Legislation that would allow casino gambling in Georgia appears to be dead for the year, after the bill’s sponsor told The Atlanta Journal-Constitution that he does not have the votes to get it out of committee.
State Sen. Brandon Beach, R-Alpharetta, acknowledged he was at least one vote short of a majority on the Senate Regulated Industries Committee, which had been set to consider Senate Bill 79 on Monday.
“I am not discouraged,” Beach said. “I will double down and plan to crisscross the state starting in April” to build support for the bill in 2018.
State Rep. Ron Stephens, R-Savannah, who sponsored similar legislation in the House, said despite this setback they are not giving up. The constitutional amendment that would be required to allow casinos can’t go before voters before November 2018 anyway.
“We see it as a two-year process,” Stephens said.
Social conservatives said Beach’s proclamation of the bill’s demise was clearly good news.
“This is a big win for families, for the economy and for our government,” said Mike Griffin, the public affairs director of the Georgia Baptist Missionary Board. “Part of the success comes from what I would call a ‘perfect storm’ of social conservatives and economic conservatives.”
The Faith & Freedom Coalition of Georgia had made stopping the expansion of gambling one of its top priorities for this legislative session.
“The ABCs of casinos are addiction, bankruptcy and crime, including human trafficking and government corruption,” said David Baker, the coalition’s executive director.
While many opponents of the bill celebrated, one urged caution.
“Nothing is dead until the 40th day,” state Sen. Bruce Thompson, R-White, said, noting that lawmakers still have nearly 40 percent of the 40-day legislative session to go. While this Friday marks the key deadline of Crossover Day, there are ways for Beach and supporters to revive the measure should they see an opportunity.
Indeed, Stephens, the House casino sponsor, said there may be other pieces of legislation that could be amended to include the casino plan. Opponents, he joked, will surely “be watching me closely.”
Casino and entertainment giant MGM, which has invested tens of thousands of dollars into expanding gambling in Georgia, said it “has the highest respect for the thoughtful process underway in Georgia.”
“As the conversation continues, it’s important to consider the reality at hand,” MGM said in a statement. “Georgians are already gambling out of state and the benefits from that activity are all flowing to neighboring states.”
State Rep. Calvin Smyre, D-Columbus, the leading Democrat to support the idea, said the bill’s sudden death in the Senate surprised him.
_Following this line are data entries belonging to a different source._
+        const char* ws = Ws + ((unsigned)(st + 1) % D) * (BN * ROWB);
+        read_step(nx, nw, xs, ws, tapn);
+        constexpr int nx_pieces = LAST ? 0 : sp_x_issued(tap);
+        constexpr bool w_live = !LAST || tap + D < SP_TAPS;
+#pragma unroll
+        for (int j = 0; j < nx_pieces; ++j) issue_x_piece(tap * (HALO_PPW / 2) + j, ch + 1, xst ^ 1);
+        asm volatile("" ::: "memory");
+        if constexpr (w_live) issue_next_w();
+        mfma_step(cx, cw);
+        constexpr int nv = nx_pieces + (w_live ? WR : 0);
+#pragma unroll
+        for (int g = 0; g < 4; ++g) {
+          __builtin_amdgcn_sched_group_barrier(0x008, 1, 0);
+          __builtin_amdgcn_sched_group_barrier(0x100, 2, 0);
+        }
+        __builtin_amdgcn_sched_group_barrier(0x008, 1, 0);
+        if constexpr (nv >= 1) __builtin_amdgcn_sched_group_barrier(0x010, nv >= 4 ? 2 : 1, 0);
+        __builtin_amdgcn_sched_group_barrier(0x008, 1, 0);
+        if constexpr (nv >= 2) __builtin_amdgcn_sched_group_barrier(0x010, nv >= 5 ? 2 : 1, 0);
+        __builtin_amdgcn_sched_group_barrier(0x008, 1, 0);
+        if constexpr (nv >= 3) __builtin_amdgcn_sched_group_barrier(0x010, 1, 0);
+        __builtin_amdgcn_sched_group_barrier(0x008, 1, 0);
+      }
+      ++st;
+      __builtin_amdgcn_sched_barrier(0);
+    };
+    step(std::integral_constant<int, 0>{}, xfA, wfA, xfB, wfB);
+    step(std::integral_constant<int, 1>{}, xfB, wfB, xfA, wfA);
+    step(std::integral_constant<int, 2>{}, xfA, wfA, xfB, wfB);
+    step(std::integral_constant<int, 3>{}, xfB, wfB, xfA, wfA);
+  };
+  if (ch_begin < ch_end) {
+    int ch = ch_begin;
+    for (; ch + 1 < ch_end; ++ch) chunk(std::false_type{}, ch);
+    chunk(std::true_type{}, ch);
+  }
+  asm volatile("s_waitcnt vmcnt(0) lgkmcnt(0)" ::: "memory");
+  __syncthreads();
+
+  {
+    floatx4* red = reinterpret_cast<floatx4*>(smem);
+#pragma unroll
+    for (int j = 0; j < 2; ++j)
+#pragma unroll
+      for (int q = 0; q < 4; ++q) {
+        floatx4 v;
+#pragma unroll
+        for (int e = 0; e < 4; ++e) v[e] = wk ? acc[0][j][4 * q + e] : acc[1][j][4 * q + e];
+        red[((wave * 2 + j) * 4 + q) * 64 + lane] = v;
+      }
+    if (tid < BN) sconst[tid] = const_b + const_t;
+    __syncthreads();
+  }
+  floatx16 fin[2];
+  {
+    const floatx4* red = reinterpret_cast<const floatx4*>(smem);
+#pragma unroll
+    for (int j = 0; j < 2; ++j)
+#pragma unroll
+      for (int q = 0; q < 4; ++q) {
+        const floatx4 v = red[(((wave ^ 1) * 2 + j) * 4 + q) * 64 + lane];
+#pragma unroll
+        for (int e = 0; e < 4; ++e) fin[j][4 * q + e] = (wk ? acc[1][j][4 * q + e] : acc[0][j][4 * q + e]) + v[e];
+      }
+  }
+  const int ml = (wm * 2 + wk) * 32 + frow;
+  if (a.slab) {
+    const int y = y0 + (ml >> 4), x = x0 + (ml & 15);
+    if (y < H && x < W) {
+      const int m = (b * Ho + 2 * y + pa) * Wo + 2 * x + pb;
+      float* prow = a.partial + ((size_t)split * a.M + m) * a.N;
+#pragma unroll
+      for (int j = 0; j < 2; ++j)
+#pragma unroll
+        for (int q = 0; q < 4; ++q) {
+          const int n = n_blk + j * 32 + 8 * q + 4 * hi;
+          if (n < a.N) {
+            floatx4 v = {fin[j][4 * q], fin[j][4 * q + 1], fin[j][4 * q + 2], fin[j][4 * q + 3]};
+            out_store(reinterpret_cast<floatx4*>(prow + n), v);
+          }
+        }
+    }
+    return;
+  }
+  constexpr int OROW = BN + 8;
+  half_t* ot = reinterpret_cast<half_t*>(smem + 32 * 1024);
+#pragma unroll
+  for (int j = 0; j < 2; ++j)
+#pragma unroll
+    for (int q = 0; q < 4; ++q) {
+      const int nl = j * 32 + 8 * q + 4 * hi;
+      const floatx4 bb = *reinterpret_cast<const floatx4*>(sconst + nl);
+      half4 o = {(half_t)(fin[j][4 * q] + bb[0]), (half_t)(fin[j][4 * q + 1] + bb[1]), (half_t)(fin[j][4 * q + 2] + bb[2]),
+                 (half_t)(fin[j][4 * q + 3] + bb[3])};
+      *reinterpret_cast<half4*>(ot + ml * OROW + nl) = o;
+    }
+  __syncthreads();
+  constexpr int WC = BN / 8;
+  for (int idx = tid; idx < BM * WC; idx += 256) {
+    const int r = idx / WC, c = idx - r * WC;
+    const int y = y0 + (r >> 4), x = x0 + (r & 15);
+    const int n = n_blk + c * 8;
+    if (y < H && x < W && n < a.N) {
+      const size_t m = (size_t)(b * Ho + 2 * y + pa) * Wo + 2 * x + pb;
+      half8 v = *reinterpret_cast<const half8*>(ot + r * OROW + c * 8);
+      half_t* dst = a.out + m * a.N + n;
+      if (n + 8 <= a.N) {
+        if (a.res) {
+          const half8 rr = *reinterpret_cast<const half8*>(a.res + m * a.N + n);
+#pragma unroll
+          for (int e = 0; e < 8; ++e) v[e] = (half_t)((float)v[e] + (float)rr[e]);
+        }
+        out_store(reinterpret_cast<half8*>(dst), v);
+      } else {
+        for (int e = 0; e < a.N - n; ++e) dst[e] = a.res ? (half_t)((float)v[e] + (float)a.res[m * a.N + n + e]) : v[e];
+      }
+    }
+  }
+}
+
+template <int D>
+void launch_halo_sp_d(const HaloSpArgs& ha, hipStream_t s) {
+  constexpr size_t lds = halo_lds_bytes(64, D);
+  static_assert(lds <= 80 * 1024, "two workgroups per CU");
+  auto k = conv3x3_halo_sp_kernel<D>;
+  static DynLdsOnce once;
+  once.set(k, lds);
+  const IgemmArgs& a = ha.a;
+  dim3 grid(4 * a.B * a.tiles_x * a.tiles_y * cdiv(a.N, 64), a.splitk);
+  hipLaunchKernelGGL(k, grid, dim3(256), lds, s, ha);
+}
+
+}
+
+int launch_halo_sp(const ConvDesc& d, const ConvPlan& p, float* partial, hipStream_t s) {
+  SD_REQUIRE(d.subpix && halo_sp_refusal(d) == nullptr && d.w && p.kernel == ConvKernel::HaloSubpix, kInvalidArgument,
+             "plan tile 21 (conv3x3_halo_sp.hip): %s", halo_sp_refusal(d) ? halo_sp_refusal(d) : "not a sub-pixel plan");
+  HaloSpArgs ha;
+  ha.a = planned_args(d, p, partial);
+  IgemmArgs& a = ha.a;
+  a.K = SP_TAPS * a.Ctot;
+  a.tiles_x = cdiv(d.Wi, 16);
+  a.tiles_y = cdiv(d.Hi, 8);
+  a.nk_total = a.Ctot / BK;
+  a.nk_per_split = cdiv(a.nk_total, p.splitk);
+  a.n_fast = choose_tile_order(2.0 * a.B * a.Hi * a.Wi * a.Ctot, 2.0 * a.N * a.K, 4.0 * a.B * a.tiles_x * a.tiles_y, (double)cdiv(a.N, 64), true);
+  static const int phase_outer = tune_env_int("SD_SUBPIX_PHASE_OUTER", 0);
+  ha.phase_outer = phase_outer != 0;
+  switch (p.stages) {
+    case 3: launch_halo_sp_d<3>(ha, s); break;
+    case 4: launch_halo_sp_d<4>(ha, s); break;
+    default: SD_REQUIRE(false, kInternal, "sub-pixel halo conv: no kernel with a ring of %d stages", p.stages);
+  }
+  return 0;
+}
+
+}
diff --git a/ml-stable-diffusion_amd/csrc/conv_plan.cpp b/ml-stable-diffusion_amd/csrc/conv_plan.cpp
--- a/ml-stable-diffusion_amd/csrc/conv_plan.cpp
+++ b/ml-stable-diffusion_amd/csrc/conv_plan.cpp
@@ -210,6 +210,44 @@
          d.C0 % BK == 0 && c1 % BK == 0 && d.N % 4 == 0;
 }
 
+const char* halo_sp_refusal(const ConvDesc& d) {
+  if (d.x1) return "a second source";
+  if (d.ksize != 3) return "not a 3x3 conv";
+  if (d.stride != 1) return "stride is not 1";
+  if (d.up != 2) return "no nearest-x2 upsample (up is not 2)";
+  if (d.pad >= 0) return "explicit padding";
+  if (d.out_mode != kOutHalf) return "the output mode is not plain fp16 (GEGLU / transposed)";
+  if (d.ln_colsum || d.out_t) return "a LayerNorm fold / fused q|k|v epilogue";
+  if (d.Ho != 2 * d.Hi || d.Wo != 2 * d.Wi) return "the output is not twice the input";
+  if (d.Hi < 8) return "Hi < 8";
+  if (d.Wi < 8) return "Wi < 8";
+  if (d.C0 % BK != 0) return "C0 is no multiple of 64";
+  if (d.N % 4 != 0) return "N is no multiple of 4";
+  if (d.gnf_partial) return "GroupNorm in the loader";
+  if (d.n_twins > 0) return "GroupNorm twins";
+  if (d.cw.kind != WeightSource::Fp16) return "a compressed weight source";
+  if (d.debug) return "an ablation build";
+  const size_t lim = (size_t)1 << 31;
+  if ((size_t)d.B * d.Hi * d.Wi * d.C0 * 2 >= lim || (size_t)16 * d.N * d.C0 * 2 >= lim) return "an operand of 2 GiB or more";
+  return nullptr;
+}
+
+bool subpixel_wanted(const ConvDesc& d) {
+  static const int mode = tune_env_int("SD_UP_SUBPIX", 1);
+  if (mode == 0 || !halo_sp_ok(d)) return false;
+  const int M = d.B * d.Ho * d.Wo;
+  static const int only_m = tune_env_int("SD_UP_SUBPIX_M", 0);
+  if (mode >= 2) return only_m == 0 || only_m == M;
+  struct Shape { int ctot, n, m; };
+  static const Shape kMeasured[] = {
+      {1280, 1280, 2048},
+      {640, 640, 8192},
+      {0, 0, 0}};
+  for (const Shape& s : kMeasured)
+    if (s.ctot == d.C0 && s.n == d.N && s.m == M && s.ctot != 0) return true;
+  return false;
+}
+
 bool gemm_pipe_ok(int ksize, int stride, int up, int M, int N, int K, int C0, int C1) {
   const size_t lim = (size_t)1 << 31;
   return ksize == 1 && stride == 1 && up == 1 && (size_t)M * std::max(C0, C1) * 2 < lim && (size_t)N * K * 2 < lim;
@@ -226,6 +264,18 @@
 }
 
 namespace {
+
+int subpix_splits(const ConvDesc& d, const Dims& a) {
+  const int steps = a.Ctot / BK;
+  int s = d.splitk;
+  if (s == 0) {
+    const long blocks = 4L * d.B * cdiv(d.Wi, 16) * cdiv(d.Hi, 8) * cdiv(a.N, 64);
+    s = 1;
+    while (blocks * s < 192 && s < 16 && steps / (s * 2) >= 2) s *= 2;
+  }
+  s = std::min(std::max(s, 1), steps);
+  return cdiv(steps, cdiv(steps, s));
+}
 
 ConvPlan plan_codes(const ConvDesc& d) {
   const CompressedWeights& cw = d.cw;
@@ -241,6 +291,17 @@
     SD_REQUIRE(conv_fast_path_ok(d) && cw.stream && cw.scale && d.staging >= 0 && d.staging <= 2 && smgeglu_i8_shape_ok(d, d.staging), kInvalidArgument,
                "plan tile 20 (smgeglu_i8.hip, int8) needs the int8 weights, the scales and an un-folded shape of the GEGLU kernel with K <= %d "
                "(k=%d C0=%d C1=%d N=%d M=%d mode=%d ln=%d)", kSmI8MaxK, d.ksize, d.C0, d.x1 ? d.C1 : 0, d.N, d.B * d.Ho * d.Wo, d.out_mode, d.ln_colsum ? 1 : 0);
+  if (d.subpix) {
+    SD_REQUIRE(conv_fast_path_ok(d) && halo_sp_ok(d) && (d.tile == 0 || d.tile == 21), kInvalidArgument,
+               "plan tile 21 (conv3x3_halo_sp.hip) does not take this conv: %s (k=%d stride=%d up=%d C0=%d C1=%d N=%d %dx%d tile=%d)",
+               halo_sp_refusal(d) ? halo_sp_refusal(d) : "another tile is pinned", d.ksize, d.stride, d.up, d.C0, d.x1 ? d.C1 : 0, d.N, d.Hi, d.Wi, d.tile);
+    const Dims a = dims_of(d);
+    ConvPlan r{21, d.staging ? d.staging : 3, 1, false, 0};
+    r.splitk = subpix_splits(d, a);
+    r.slab = r.splitk > 1;
+    r.workspace_bytes = slab_bytes(a, r.splitk, r.slab);
+    return r;
+  }
   if (!conv_fast_path_ok(d)) return ConvPlan{-1, 0, 1, false, 0};
   switch (cw.kind) {
     case WeightSource::Fp16: break;
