-  "global_load_dword v194, v174, s[46:47] nt\n" \
-  "v_add_u32 v174, s10, v174\n" \
-  "global_load_dword v195, v174, s[46:47] nt\n" \
-  "v_add_u32 v174, s10, v174\n" \
-  "global_load_dword v196, v174, s[46:47] nt\n" \
-  "v_add_u32 v174, s10, v174\n" \
-  "global_load_dword v198, v174, s[46:47] nt\n" \
-  "v_add_u32 v174, s10, v174\n" \
-  "global_load_dword v199, v174, s[46:47] nt\n" \
-  "v_add_u32 v174, s10, v174\n" \
-  "global_load_dword v197, v174, s[46:47] nt\n" \
-  "v_add_u32 v174, s10, v174\n" \
-  "global_load_dword v200, v174, s[46:47] nt\n" \
-  "v_add_u32 v174, s10, v174\n" \
-  "global_load_dword v201, v174, s[46:47] nt\n" \
-  "v_add_u32 v174, s10, v174\n" \
-  "global_load_dword v202, v174, s[46:47] nt\n" \
-  "v_add_u32 v174, s10, v174\n" \
-  "global_load_dword v204, v174, s[46:47] nt\n" \
-  "v_add_u32 v174, s10, v174\n" \
-  "global_load_dword v205, v174, s[46:47] nt\n" \
-  "v_add_u32 v174, s10, v174\n" \
-  "global_load_dword v203, v174, s[46:47] nt\n" \
-  "v_add_u32 v174, s10, v174\n" \
-  "global_load_dword v206, v174, s[46:47] nt\n" \
-  "v_add_u32 v174, s10, v174\n" \
-  "global_load_dword v207, v174, s[46:47] nt\n" \
-  "v_add_u32 v174, s10, v174\n" \
-  "global_load_dword v214, v174, s[46:47] nt\n" \
-  "v_add_u32 v174, s10, v174\n" \
-  "global_load_dword v216, v174, s[46:47] nt\n" \
-  "v_add_u32 v174, s10, v174\n" \
-  "global_load_dword v217, v174, s[46:47] nt\n" \
-  "v_add_u32 v174, s10, v174\n" \
-  "global_load_dword v215, v174, s[46:47] nt\n" \
-  "v_add_u32 v174, s10, v174\n" \
-  "global_load_dword v218, v174, s[46:47] nt\n" \
-  "v_add_u32 v174, s10, v174\n" \
-  "global_load_dword v219, v174, s[46:47] nt\n" \
-  "v_add_u32 v174, s10, v174\n" \
-  "global_load_dword v220, v174, s[46:47] nt\n" \
-  "v_add_u32 v174, s10, v174\n" \
-  "global_load_dword v221, v174, s[46:47] nt\n" \
-  "v_add_u32 v174, s10, v174\n" \
-  "global_load_dword v222, v174, s[46:47] nt\n" \
-  "v_add_u32 v174, s10, v174\n" \
-  "global_load_dword v223, v174, s[46:47] nt\n" \
-  "v_add_u32 v174, s10, v174\n" \
-  "global_load_dword v224, v174, s[46:47] nt\n" \
-  "v_add_u32 v174, s10, v174\n" \
-  "global_load_dword v225, v174, s[46:47] nt\n" \
-  "v_add_u32 v174, s10, v174\n" \
+  "s_mul_i32 s4, s10, 12\n" \
+  "v_lshlrev_b32 v174, 2, v0\n" \
+  "v_add_u32 v174, s4, v174\n" \
+  "s_lshl_b32 s4, s10, 2\n" \
+  "global_load_dwordx4 v[188:191], v174, s[46:47] nt\n" \
+  "v_add_u32 v174, s4, v174\n" \
+  "global_load_dwordx4 v[192:195], v174, s[46:47] nt\n" \
+  "v_add_u32 v174, s4, v174\n" \
+  "global_load_dwordx4 v[196:199], v174, s[46:47] nt\n" \
+  "v_add_u32 v174, s4, v174\n" \
+  "global_load_dwordx4 v[200:203], v174, s[46:47] nt\n" \
+  "v_add_u32 v174, s4, v174\n" \
+  "global_load_dwordx4 v[204:207], v174, s[46:47] nt\n" \
+  "v_add_u32 v174, s4, v174\n" \
+  "global_load_dwordx4 v[214:217], v174, s[46:47] nt\n" \
+  "v_add_u32 v174, s4, v174\n" \
+  "global_load_dwordx4 v[218:221], v174, s[46:47] nt\n" \
+  "v_add_u32 v174, s4, v174\n" \
+  "global_load_dwordx4 v[222:225], v174, s[46:47] nt\n" \
+  "s_mul_i32 s4, s10, 44\n" \
+  "v_add_u32 v174, s4, v0\n" \
   "global_load_dword v226, v174, s[46:47] nt\n" \
   "v_accvgpr_read_b32 v176, a246\n" \
   "v_accvgpr_read_b32 v177, a247\n" \
@@ -6625,6 +6489,22 @@
   "global_store_dword v174, v212, s[42:43] nt\n" \
   "v_add_u32 v174, s10, v174\n" \
   "s_waitcnt vmcnt(0)\n" \
+  "v_mov_b32 v209, v193\n" \
+  "v_mov_b32 v228, v199\n" \
+  "v_mov_b32 v229, v205\n" \
+  "v_mov_b32 v193, v192\n" \
+  "v_mov_b32 v199, v198\n" \
+  "v_mov_b32 v205, v204\n" \
+  "v_mov_b32 v192, v191\n" \
+  "v_mov_b32 v198, v197\n" \
+  "v_mov_b32 v204, v203\n" \
+  "v_mov_b32 v191, v209\n" \
+  "v_mov_b32 v197, v228\n" \
+  "v_mov_b32 v203, v229\n" \
+  "v_mov_b32 v209, v217\n" \
+  "v_mov_b32 v217, v216\n" \
+  "v_mov_b32 v216, v215\n" \
+  "v_mov_b32 v215, v209\n" \
   "v_pk_mul_f32 v[2:3], v[176:177], v[2:3] op_sel:[0,0] op_sel_hi:[1,1] neg_lo:[0,0] neg_hi:[0,0]\n" \
   "v_pk_mul_f32 v[88:89], v[176:177], v[88:89] op_sel:[0,0] op_sel_hi:[1,1] neg_lo:[0,0] neg_hi:[0,0]\n" \
   "v_pk_mul_f32 v[4:5], v[178:179], v[4:5] op_sel:[0,0] op_sel_hi:[1,1] neg_lo:[0,0] neg_hi:[0,0]\n" \
@@ -6672,79 +6552,28 @@
   "v_pk_mul_f32 v[46:47], v[226:227], v[46:47] op_sel:[0,0] op_sel_hi:[1,1] neg_lo:[0,0] neg_hi:[0,0]\n" \
   "v_pk_mul_f32 v[132:133], v[226:227], v[132:133] op_sel:[0,0] op_sel_hi:[1,1] neg_lo:[0,0] neg_hi:[0,0]\n" \
   "s_mul_i32 s4, s10, 45\n" \
+  "v_lshlrev_b32 v174, 2, v0\n" \
+  "v_add_u32 v174, s4, v174\n" \
+  "s_lshl_b32 s4, s10, 2\n" \
+  "global_load_dwordx4 v[176:179], v174, s[46:47] nt\n" \
+  "v_add_u32 v174, s4, v174\n" \
+  "global_load_dwordx4 v[180:183], v174, s[46:47] nt\n" \
+  "v_add_u32 v174, s4, v174\n" \
+  "global_load_dwordx4 v[184:187], v174, s[46:47] nt\n" \
+  "v_add_u32 v174, s4, v174\n" \
+  "global_load_dwordx4 v[188:191], v174, s[46:47] nt\n" \
+  "v_add_u32 v174, s4, v174\n" \
+  "global_load_dwordx4 v[192:195], v174, s[46:47] nt\n" \
+  "v_add_u32 v174, s4, v174\n" \
+  "global_load_dwordx4 v[196:199], v174, s[46:47] nt\n" \
+  "v_add_u32 v174, s4, v174\n" \
+  "global_load_dwordx4 v[200:203], v174, s[46:47] nt\n" \
+  "v_add_u32 v174, s4, v174\n" \
+  "global_load_dwordx4 v[204:207], v174, s[46:47] nt\n" \
+  "v_add_u32 v174, s4, v174\n" \
+  "global_load_dwordx4 v[214:217], v174, s[46:47] nt\n" \
+  "s_mul_i32 s4, s10, 0x51\n" \
   "v_add_u32 v174, s4, v0\n" \
-  "global_load_dword v176, v174, s[46:47] nt\n" \
-  "v_add_u32 v174, s10, v174\n" \
-  "global_load_dword v177, v174, s[46:47] nt\n" \
-  "v_add_u32 v174, s10, v174\n" \
-  "global_load_dword v178, v174, s[46:47] nt\n" \
-  "v_add_u32 v174, s10, v174\n" \
-  "global_load_dword v180, v174, s[46:47] nt\n" \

“I thought for sure after the process of a study committee (last summer) with a bill that had significant economic development and a source of money for the HOPE scholarship funds it would get out of the committee,” Smyre said.
Beach is undeterred. He said he will visit local Rotary clubs, speak with education leaders, hospital administrators and anyone else who will listen to garner public backing.
Beach worked for months to craft a plan that could appease all factions. His original plan called for up to six casinos across the state and a track for horse racing.
The senator eventually pared that down to no more than two “destination resort” casinos with proceeds from a 20 percent tax going to a host of interests: HOPE scholarships, needs-based college grants, rural trauma care and rural hospitals, broadband Internet infrastructure, and raises for law enforcement.
In the end, no matter how he tried to divvy up the spoils, Beach could not pull the support he needed to get it out of committee.
“You can tell everyone, like Arnold Schwarzenegger said, ‘I’ll be back,’ ” Beach said.
Beach’s acknowledgment of his bill’s troubles has led some gambling proponents to turn their attention to a possible tribal casino. The United Keetoowah Band of the Cherokee, from Oklahoma, said this month that the tribe aimed to return to the North Georgia land it was driven from and build a gambling paradise atop it.
But Gov. Nathan Deal, who warmed to Beach’s plan this year, took a firm stance against the United Keetoowah’s proposal.
“My personal opinion is I don’t think we want that in our state,” Deal said of the tribe’s plan. “If it were to go to a federally designated Indian reservation, we lose that local control. And I’m not in favor of losing that control.”